*** DATA TO PROCESS Section Begins ***

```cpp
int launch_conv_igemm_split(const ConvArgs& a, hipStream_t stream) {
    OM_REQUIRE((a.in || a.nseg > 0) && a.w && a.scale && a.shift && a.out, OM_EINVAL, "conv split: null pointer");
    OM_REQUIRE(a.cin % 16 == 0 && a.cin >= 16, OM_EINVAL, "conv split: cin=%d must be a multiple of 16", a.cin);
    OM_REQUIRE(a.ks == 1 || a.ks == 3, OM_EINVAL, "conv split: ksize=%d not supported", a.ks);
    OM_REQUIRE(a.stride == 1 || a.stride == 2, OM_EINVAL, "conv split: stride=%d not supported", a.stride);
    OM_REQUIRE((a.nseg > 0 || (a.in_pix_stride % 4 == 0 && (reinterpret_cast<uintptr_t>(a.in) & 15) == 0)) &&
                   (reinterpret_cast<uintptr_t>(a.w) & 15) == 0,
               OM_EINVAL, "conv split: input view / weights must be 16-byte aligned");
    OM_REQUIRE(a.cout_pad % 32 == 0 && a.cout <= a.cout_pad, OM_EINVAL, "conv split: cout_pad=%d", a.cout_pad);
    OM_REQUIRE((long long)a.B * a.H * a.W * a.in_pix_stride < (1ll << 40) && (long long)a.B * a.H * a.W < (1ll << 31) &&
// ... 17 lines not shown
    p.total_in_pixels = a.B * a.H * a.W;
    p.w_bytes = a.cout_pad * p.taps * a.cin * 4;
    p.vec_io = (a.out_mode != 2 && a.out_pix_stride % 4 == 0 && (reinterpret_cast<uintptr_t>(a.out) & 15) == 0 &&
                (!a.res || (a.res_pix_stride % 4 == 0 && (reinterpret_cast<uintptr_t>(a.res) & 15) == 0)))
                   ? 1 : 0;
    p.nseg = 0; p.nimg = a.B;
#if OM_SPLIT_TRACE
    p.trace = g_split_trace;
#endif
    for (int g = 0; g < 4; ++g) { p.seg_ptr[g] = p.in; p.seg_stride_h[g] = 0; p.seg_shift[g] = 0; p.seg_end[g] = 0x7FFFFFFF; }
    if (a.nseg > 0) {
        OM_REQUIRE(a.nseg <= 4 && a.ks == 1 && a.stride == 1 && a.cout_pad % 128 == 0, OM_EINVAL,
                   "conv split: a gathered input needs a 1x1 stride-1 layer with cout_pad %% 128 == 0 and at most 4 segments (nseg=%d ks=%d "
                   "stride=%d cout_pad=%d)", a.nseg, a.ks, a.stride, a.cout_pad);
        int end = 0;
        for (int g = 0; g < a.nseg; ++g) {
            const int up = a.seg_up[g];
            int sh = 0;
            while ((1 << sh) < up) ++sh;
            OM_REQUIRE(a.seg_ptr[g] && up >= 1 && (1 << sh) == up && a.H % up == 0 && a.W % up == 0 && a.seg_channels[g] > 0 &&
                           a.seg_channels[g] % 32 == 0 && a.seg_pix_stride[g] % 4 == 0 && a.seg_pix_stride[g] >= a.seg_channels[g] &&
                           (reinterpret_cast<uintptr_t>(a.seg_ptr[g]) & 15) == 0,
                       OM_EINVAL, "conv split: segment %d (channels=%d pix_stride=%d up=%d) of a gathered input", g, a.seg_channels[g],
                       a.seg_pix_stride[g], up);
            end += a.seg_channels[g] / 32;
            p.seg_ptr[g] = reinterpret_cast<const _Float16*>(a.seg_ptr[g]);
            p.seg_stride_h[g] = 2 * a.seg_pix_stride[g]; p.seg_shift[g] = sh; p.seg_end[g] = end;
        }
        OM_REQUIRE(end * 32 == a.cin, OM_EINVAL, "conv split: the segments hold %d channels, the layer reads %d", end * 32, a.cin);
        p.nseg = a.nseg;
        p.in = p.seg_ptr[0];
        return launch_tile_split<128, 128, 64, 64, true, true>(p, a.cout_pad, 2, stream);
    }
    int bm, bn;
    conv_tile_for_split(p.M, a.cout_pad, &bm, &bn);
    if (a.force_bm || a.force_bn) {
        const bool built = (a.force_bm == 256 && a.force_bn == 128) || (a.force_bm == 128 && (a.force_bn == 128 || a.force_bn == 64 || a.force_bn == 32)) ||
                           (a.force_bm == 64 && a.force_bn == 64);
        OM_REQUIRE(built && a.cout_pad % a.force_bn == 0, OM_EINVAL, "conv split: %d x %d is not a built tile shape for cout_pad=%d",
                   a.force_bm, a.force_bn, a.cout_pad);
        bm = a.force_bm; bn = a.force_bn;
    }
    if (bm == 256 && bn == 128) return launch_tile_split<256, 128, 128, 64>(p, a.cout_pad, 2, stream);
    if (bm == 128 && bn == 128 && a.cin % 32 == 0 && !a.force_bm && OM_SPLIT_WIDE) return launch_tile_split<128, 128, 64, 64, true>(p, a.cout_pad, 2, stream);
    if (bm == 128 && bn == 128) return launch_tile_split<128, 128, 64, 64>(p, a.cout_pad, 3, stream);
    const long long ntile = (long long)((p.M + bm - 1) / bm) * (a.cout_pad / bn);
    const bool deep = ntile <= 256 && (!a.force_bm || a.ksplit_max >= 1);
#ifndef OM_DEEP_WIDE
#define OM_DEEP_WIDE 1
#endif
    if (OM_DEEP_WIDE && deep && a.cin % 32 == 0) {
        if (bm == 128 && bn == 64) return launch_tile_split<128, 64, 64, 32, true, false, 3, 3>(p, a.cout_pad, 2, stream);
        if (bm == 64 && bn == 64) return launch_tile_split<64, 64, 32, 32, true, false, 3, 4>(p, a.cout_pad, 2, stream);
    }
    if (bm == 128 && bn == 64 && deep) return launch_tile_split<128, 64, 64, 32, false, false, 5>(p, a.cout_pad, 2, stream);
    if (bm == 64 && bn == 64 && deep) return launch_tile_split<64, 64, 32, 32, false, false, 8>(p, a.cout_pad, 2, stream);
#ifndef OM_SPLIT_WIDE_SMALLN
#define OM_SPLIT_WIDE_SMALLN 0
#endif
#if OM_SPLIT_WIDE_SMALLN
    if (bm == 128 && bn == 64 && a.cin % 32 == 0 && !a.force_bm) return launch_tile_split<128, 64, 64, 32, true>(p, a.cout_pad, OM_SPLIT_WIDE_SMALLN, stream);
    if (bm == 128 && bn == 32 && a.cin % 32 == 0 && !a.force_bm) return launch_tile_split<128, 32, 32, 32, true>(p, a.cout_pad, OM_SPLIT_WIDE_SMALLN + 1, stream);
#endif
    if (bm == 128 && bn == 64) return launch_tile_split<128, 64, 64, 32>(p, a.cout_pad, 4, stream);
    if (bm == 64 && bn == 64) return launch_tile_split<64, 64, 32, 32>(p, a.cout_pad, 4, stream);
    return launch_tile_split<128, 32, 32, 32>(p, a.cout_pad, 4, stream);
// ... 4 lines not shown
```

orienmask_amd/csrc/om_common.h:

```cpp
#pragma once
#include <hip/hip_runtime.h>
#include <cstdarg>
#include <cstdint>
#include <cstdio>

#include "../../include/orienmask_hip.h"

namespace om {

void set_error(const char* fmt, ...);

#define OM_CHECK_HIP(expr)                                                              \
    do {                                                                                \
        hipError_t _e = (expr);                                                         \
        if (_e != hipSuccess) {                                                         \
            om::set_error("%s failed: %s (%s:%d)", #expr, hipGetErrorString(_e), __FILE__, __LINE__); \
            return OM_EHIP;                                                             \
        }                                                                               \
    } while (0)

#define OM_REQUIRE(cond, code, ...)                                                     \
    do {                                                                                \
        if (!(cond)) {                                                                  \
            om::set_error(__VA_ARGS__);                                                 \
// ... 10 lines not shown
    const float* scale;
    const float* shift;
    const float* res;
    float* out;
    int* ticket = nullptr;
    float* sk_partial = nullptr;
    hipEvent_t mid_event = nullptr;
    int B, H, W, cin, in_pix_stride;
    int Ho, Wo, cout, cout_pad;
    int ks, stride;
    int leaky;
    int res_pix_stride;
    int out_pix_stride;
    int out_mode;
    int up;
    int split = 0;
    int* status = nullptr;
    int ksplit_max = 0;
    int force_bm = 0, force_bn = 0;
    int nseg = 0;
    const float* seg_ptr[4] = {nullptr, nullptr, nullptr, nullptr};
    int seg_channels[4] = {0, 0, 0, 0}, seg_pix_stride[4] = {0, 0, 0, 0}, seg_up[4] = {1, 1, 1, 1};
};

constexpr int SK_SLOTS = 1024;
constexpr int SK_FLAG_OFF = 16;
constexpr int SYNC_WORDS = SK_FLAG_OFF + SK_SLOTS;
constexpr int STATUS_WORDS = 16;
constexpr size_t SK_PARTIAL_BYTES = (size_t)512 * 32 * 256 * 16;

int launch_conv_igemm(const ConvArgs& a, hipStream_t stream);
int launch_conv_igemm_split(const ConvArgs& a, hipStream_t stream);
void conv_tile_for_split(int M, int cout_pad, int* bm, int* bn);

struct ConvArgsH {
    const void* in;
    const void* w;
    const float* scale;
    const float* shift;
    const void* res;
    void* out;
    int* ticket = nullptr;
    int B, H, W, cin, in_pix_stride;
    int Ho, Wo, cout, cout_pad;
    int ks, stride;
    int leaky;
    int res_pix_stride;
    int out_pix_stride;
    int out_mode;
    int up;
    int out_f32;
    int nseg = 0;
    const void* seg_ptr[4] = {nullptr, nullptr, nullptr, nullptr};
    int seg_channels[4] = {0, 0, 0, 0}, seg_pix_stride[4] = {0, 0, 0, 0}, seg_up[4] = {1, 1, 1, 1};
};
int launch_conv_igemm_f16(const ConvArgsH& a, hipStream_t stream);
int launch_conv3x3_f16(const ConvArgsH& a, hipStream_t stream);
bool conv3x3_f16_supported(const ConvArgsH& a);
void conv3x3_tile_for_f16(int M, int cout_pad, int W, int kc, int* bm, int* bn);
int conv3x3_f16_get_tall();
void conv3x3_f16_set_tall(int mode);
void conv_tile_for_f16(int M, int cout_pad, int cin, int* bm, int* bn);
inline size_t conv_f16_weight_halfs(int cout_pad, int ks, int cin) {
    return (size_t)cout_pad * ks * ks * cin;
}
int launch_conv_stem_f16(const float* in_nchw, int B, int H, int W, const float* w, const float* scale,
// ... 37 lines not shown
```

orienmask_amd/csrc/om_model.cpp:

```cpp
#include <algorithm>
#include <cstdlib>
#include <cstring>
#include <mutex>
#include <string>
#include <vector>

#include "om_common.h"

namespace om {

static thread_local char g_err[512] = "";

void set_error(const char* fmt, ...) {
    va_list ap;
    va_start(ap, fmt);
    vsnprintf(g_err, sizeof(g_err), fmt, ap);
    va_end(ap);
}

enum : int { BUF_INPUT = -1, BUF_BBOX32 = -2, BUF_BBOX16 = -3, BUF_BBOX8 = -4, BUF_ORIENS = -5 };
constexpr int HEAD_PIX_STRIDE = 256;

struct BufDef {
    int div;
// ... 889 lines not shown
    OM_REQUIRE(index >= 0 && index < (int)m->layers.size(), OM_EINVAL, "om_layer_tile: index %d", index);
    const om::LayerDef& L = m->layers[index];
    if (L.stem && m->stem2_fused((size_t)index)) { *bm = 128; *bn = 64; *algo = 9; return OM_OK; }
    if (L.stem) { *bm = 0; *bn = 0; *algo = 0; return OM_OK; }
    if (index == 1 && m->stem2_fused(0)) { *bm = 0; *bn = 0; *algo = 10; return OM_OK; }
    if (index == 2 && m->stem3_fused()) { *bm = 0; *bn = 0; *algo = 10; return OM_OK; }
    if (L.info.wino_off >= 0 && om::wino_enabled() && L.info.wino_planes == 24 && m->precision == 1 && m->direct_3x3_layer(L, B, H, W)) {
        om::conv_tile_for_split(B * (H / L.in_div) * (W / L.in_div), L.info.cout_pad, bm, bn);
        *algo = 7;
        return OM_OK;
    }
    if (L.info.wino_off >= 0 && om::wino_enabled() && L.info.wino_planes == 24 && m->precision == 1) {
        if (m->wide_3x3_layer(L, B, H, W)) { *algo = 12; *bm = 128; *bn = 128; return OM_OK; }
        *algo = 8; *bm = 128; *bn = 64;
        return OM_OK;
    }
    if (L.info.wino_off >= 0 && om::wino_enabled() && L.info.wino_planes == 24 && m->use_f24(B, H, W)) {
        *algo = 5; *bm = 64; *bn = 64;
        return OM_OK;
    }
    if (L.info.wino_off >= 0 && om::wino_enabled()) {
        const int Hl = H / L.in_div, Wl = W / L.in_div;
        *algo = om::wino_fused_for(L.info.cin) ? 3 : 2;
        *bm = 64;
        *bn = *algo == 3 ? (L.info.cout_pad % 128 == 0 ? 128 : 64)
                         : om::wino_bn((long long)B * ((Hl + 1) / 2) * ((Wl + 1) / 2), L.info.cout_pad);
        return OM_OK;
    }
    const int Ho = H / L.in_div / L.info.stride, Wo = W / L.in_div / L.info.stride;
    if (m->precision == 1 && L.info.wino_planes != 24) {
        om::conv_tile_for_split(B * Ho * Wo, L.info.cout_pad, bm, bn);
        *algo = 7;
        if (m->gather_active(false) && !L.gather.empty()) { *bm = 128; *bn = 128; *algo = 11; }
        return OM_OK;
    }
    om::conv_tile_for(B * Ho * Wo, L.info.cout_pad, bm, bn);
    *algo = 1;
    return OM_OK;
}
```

*** DATA TO PROCESS Section Ends ***

## TASK REQUIREMENTS
Scan the records above for lines with the word "segments", then say how many there are, giving the number alone.

## RESPONSE AREA
2